Once I Built a Railroad

This Minneapolis Star story about Boyd in October of 1977 demonstrates the quick ruination that befell him once he was connected to a 1 million dollar scandal publicly. It would be interesting to know who the sources were. Big time Democrats needed to have the story die and could have decided to tell reporters background information that was unflattering to Boyd. 
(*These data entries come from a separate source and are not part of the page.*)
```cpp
__global__ void k_ldpc_check(const uint8_t* bits, int n, int32_t* err) {
  const int i = blockIdx.x * blockDim.x + threadIdx.x;
  if (i >= n) return;
  const uint8_t* b = bits + (int64_t)i * FT8_LDPC_N;
  int e = 0;
  for (int m = 0; m < FT8_LDPC_M; ++m) {
    int x = 0;
    for (int j = kChkStartD[m]; j < kChkStartD[m + 1]; ++j) x ^= b[kEdgeVarD[j]];
    e += x != 0;
  }
  err[i] = e;
}

BpArgs make_args(const BpLaunch& L) {
  BpArgs a{};
  a.wf = L.wf;
  a.wf_f64 = L.wf_f64;
  a.T = L.T;
  a.F = L.F;
  a.sps = L.sps;
  a.bpt = L.bpt;
  a.num_blocks = L.sps > 0 ? L.T / L.sps : 0;
  a.cand = L.cand;
  a.cand_score = L.cand_score;
  a.cand_count = L.cand_count;
  a.N = L.N;
  a.n_items = L.n_items;
  a.n_slots = L.n_slots;
  a.mode = L.mode;
  a.llr_in = L.llr_in;
  a.normalize = L.normalize;
  a.max_iterations = L.max_iterations;
  a.llr_out = L.llr_out;
  a.plain_out = L.plain_out;
  a.res = L.res;
  a.work = L.work;
  a.work_base = L.work_base ? *L.work_base : 0ull;
  a.stats = L.stats;
  a.clock = L.clock;
  a.slot0 = L.slot0;
  a.tie = TieArgs{L.n_slots, L.N, L.cand_count, L.warn, L.tie, L.cand_score};
  a.tie_blocks = (L.tie && L.mode == 0) ? (L.n_slots + 7) / 8 * 8 : 0;
  return a;
}

}

hipError_t launch_llr(const BpLaunch& L, hipStream_t s) {
  if (L.n_items <= 0) return hipSuccess;
  BpArgs a = make_args(L);
  const int64_t grid = a.tie_blocks + (L.mode == 0 ? (int64_t)((L.n_slots + 7) / 8) * 8 * ((L.N + kLlrCpw - 1) / kLlrCpw)
                                                    : ((int64_t)L.n_items + kLlrCpw - 1) / kLlrCpw);
  if (L.wf_f64)
    hipLaunchKernelGGL(k_llr<double>, dim3((unsigned)grid), dim3(kWave), 0, s, a);
  else
    hipLaunchKernelGGL(k_llr<float>, dim3((unsigned)grid), dim3(kWave), 0, s, a);
  return hipGetLastError();
}

hipError_t launch_bp(const BpLaunch& L, hipStream_t s) {
  if (L.n_items <= 0) return hipSuccess;
  BpArgs a = make_args(L);
  const int per_simd = max(1, min(L.grid_waves, kBpWavesPerSimd));
  const int waves = min(L.n_items, kBpGridCus * 4 * per_simd);
  if (L.mode == 0) hipLaunchKernelGGL(k_bp<false>, dim3(waves), dim3(kWave), 0, s, a);
  else hipLaunchKernelGGL(k_bp<true>, dim3(waves), dim3(kWave), 0, s, a);
  const hipError_t e = hipGetLastError();
  if (e == hipSuccess && L.work_base) *L.work_base += (unsigned long long)L.n_items + (unsigned long long)waves;
  return e;
}

hipError_t launch_tie_apply(const TieArgs& a, int32_t* cand, double* cand_score, hipStream_t s) {
  if (a.n_slots <= 0 || !a.tie) return hipSuccess;
  hipLaunchKernelGGL(k_tie_apply, dim3(a.n_slots), dim3(kWave), 0, s, a, cand, cand_score);
  return hipGetLastError();
}

hipError_t launch_compact(const CompactLaunch& L, hipStream_t s) {
  if (L.n_slots <= 0) return hipSuccess;
  hipLaunchKernelGGL(k_compact, dim3(L.n_slots), dim3(kWave), 0, s, L.res, L.cand_count, L.N, L.out,
                     L.counts, L.cap, L.warn, L.tie);
  return hipGetLastError();
}

hipError_t launch_pack(const ft8_result* rec, const int32_t* counts, int n_slots, int cap, int capacity,
                       int slot_offset, uint8_t* send, ft8_result* overflow, hipStream_t s) {
  static_assert(sizeof(ft8_result) % 8 == 0, "records are copied as 8-byte words");
  hipLaunchKernelGGL(k_pack, dim3(1), dim3(kPackThreads), 0, s, rec, counts, n_slots, cap, capacity, slot_offset,
                     send, overflow);
  return hipGetLastError();
}

hipError_t launch_crc14(const uint8_t* msg, const int32_t* nbits, int n, uint16_t* crc, hipStream_t s) {
  if (n <= 0) return hipSuccess;
  hipLaunchKernelGGL(k_crc14, dim3((n + 255) / 256), dim3(256), 0, s, msg, nbits, n, crc);
  return hipGetLastError();
}

hipError_t launch_ldpc_check(const uint8_t* bits, int n, int32_t* err, hipStream_t s) {
  if (n <= 0) return hipSuccess;
  hipLaunchKernelGGL(k_ldpc_check, dim3((n + 255) / 256), dim3(256), 0, s, bits, n, err);
  return hipGetLastError();
}

}
```

Before: 148,300 slots/s.

## Peel first BP sweep, split fast/slow atanh paths with rescaled rational constants

```diff
diff --git a/ft8_demodulator_amd/csrc/bp.hip b/ft8_demodulator_amd/csrc/bp.hip
--- a/ft8_demodulator_amd/csrc/bp.hip
+++ b/ft8_demodulator_amd/csrc/bp.hip
@@ -1,5 +1,7 @@
 #include "ft8_internal.h"
 #include "heap_replay.h"
+
+#include <type_traits>
 
 namespace ft8 {
 namespace {
@@ -67,34 +69,15 @@
 }
 
 template <int N, bool NEG2 = false>
-__device__ __forceinline__ void div_rn(double* q, const double* x, const double* y_in, int fast = 0) {
-  int ok = fast;
-  if (!ok) {
-    double mn = __builtin_fabs(x[0]);
-#pragma unroll
-    for (int i = 1; i < N; ++i) mn = __builtin_fmin(mn, __builtin_fabs(x[i]));
-    ok = __ballot(mn >= 0x1p-960) == __builtin_amdgcn_read_exec() ? 1 : 0;
+__device__ __forceinline__ void div_rn(double* q, const double* x, const double* y_in) {
+  double mn = __builtin_fabs(x[0]);
+#pragma unroll
+  for (int i = 1; i < N; ++i) mn = __builtin_fmin(mn, __builtin_fabs(x[i]));
+  if (__ballot(mn >= 0x1p-960) == __builtin_amdgcn_read_exec()) {
+    div_fast<N>(q, x, y_in);
+    return;
   }
   double r[N], e[N], m[N];
-  if (ok) {
-#pragma unroll
-    for (int i = 0; i < N; ++i) r[i] = __builtin_amdgcn_rcp(y_in[i]);
-#pragma unroll
-    for (int i = 0; i < N; ++i) e[i] = __builtin_fma(-y_in[i], r[i], 1.0);
-#pragma unroll
-    for (int i = 0; i < N; ++i) r[i] = __builtin_fma(r[i], e[i], r[i]);
-#pragma unroll
-    for (int i = 0; i < N; ++i) e[i] = __builtin_fma(-y_in[i], r[i], 1.0);
-#pragma unroll
-    for (int i = 0; i < N; ++i) r[i] = __builtin_fma(r[i], e[i], r[i]);
-#pragma unroll
-    for (int i = 0; i < N; ++i) m[i] = x[i] * r[i];
-#pragma unroll
-    for (int i = 0; i < N; ++i) e[i] = __builtin_fma(-y_in[i], m[i], x[i]);
-#pragma unroll
-    for (int i = 0; i < N; ++i) q[i] = __builtin_fma(e[i], r[i], m[i]);
-    return;
-  }
   double den[N], num[N], y[N];
   bool f0[N], f1[N];
 #pragma unroll
@@ -587,7 +570,27 @@
   return __ballot(m < thr) == 0;
 }
 
-__device__ __forceinline__ void atanh_group(double* v, int fast = 0) {
+constexpr double kAt1 = -735.0 / 64.0;
+constexpr double kAt2 = 945.0 / 64.0;
+constexpr double kAt3 = -472.5 / 64.0;
+constexpr double kAt4 = 525.0 / 64.0;
+constexpr double kAt5 = -112.5 / 64.0;
+static_assert(64.0 * kAt1 == -735.0 && 64.0 * kAt2 == 945.0, "numerator constants are exact / 64");
+static_assert(64.0 * kAt3 == -472.5 && 64.0 * kAt4 == 525.0 && 64.0 * kAt5 == -112.5,
+              "denominator constants are exact / 64");
+
+__device__ __forceinline__ void atanh_group_fast(double* v) {
+  double na[kDivGroup], nb[kDivGroup];
+#pragma unroll
+  for (int i = 0; i < kDivGroup; ++i) {
+    const double xv = v[i], x2 = xv * xv;
+    na[i] = xv * (x2 * (x2 + kAt1) + kAt2);
+    nb[i] = kAt3 + x2 * (kAt4 + x2 * kAt5);
+  }
+  div_fast<kDivGroup>(v, na, nb);
+}
+
+__device__ __forceinline__ void atanh_group(double* v) {
   double na[kDivGroup], nb[kDivGroup];
 #pragma unroll
   for (int i = 0; i < kDivGroup; ++i) {
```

The FBI is probably an even likelier source of unflattering news. All police come under the gun when the press describes a crime which the public will hold them accountable for solving. The FBI had a very long history of preening for the press. The 1965-74 television series "The FBI" starring Ephraim Zimbalist Jr. was sort of the CSI Miami of its day. That image consciousness began in the 1920's when J Edgar Hoover took control. He posed for newspapermen holding a tommy gun and groomed his agents to be crisp and presentable to the public. He also was infamous for black mailing powerful public figures.

One of the weapons lawmen wield is the ability to craft a news story. The people they are investigating can be made vulnerable through the use of targeted bad news. One such unflattering item in this story is the dismissive "self taught" description of Boyd's engineering background. Boyd didn't get a college engineering degree. You could say the same thing of Abe Lincoln's law degree. . 

Boyd was from the Depression Generation and had to scramble after World War II. He took a fairly traditional correspondence course to become an engineer. He was employed as such by Republic Steel for fifteen years. Perhaps the best indication that Boyd's engineering deserved more than quotations around his occupation is his supervision of the building of a rail road. Don says it was one of the last two "built from scratch" railroads built in the United States. It connected the Babbitt Mine with the Republic Steel site on Lake Superior at Two Harbors.

I suspect that after these stories came out even the reporters had convicted Boyd in their minds. After all where there's smoke there's fire.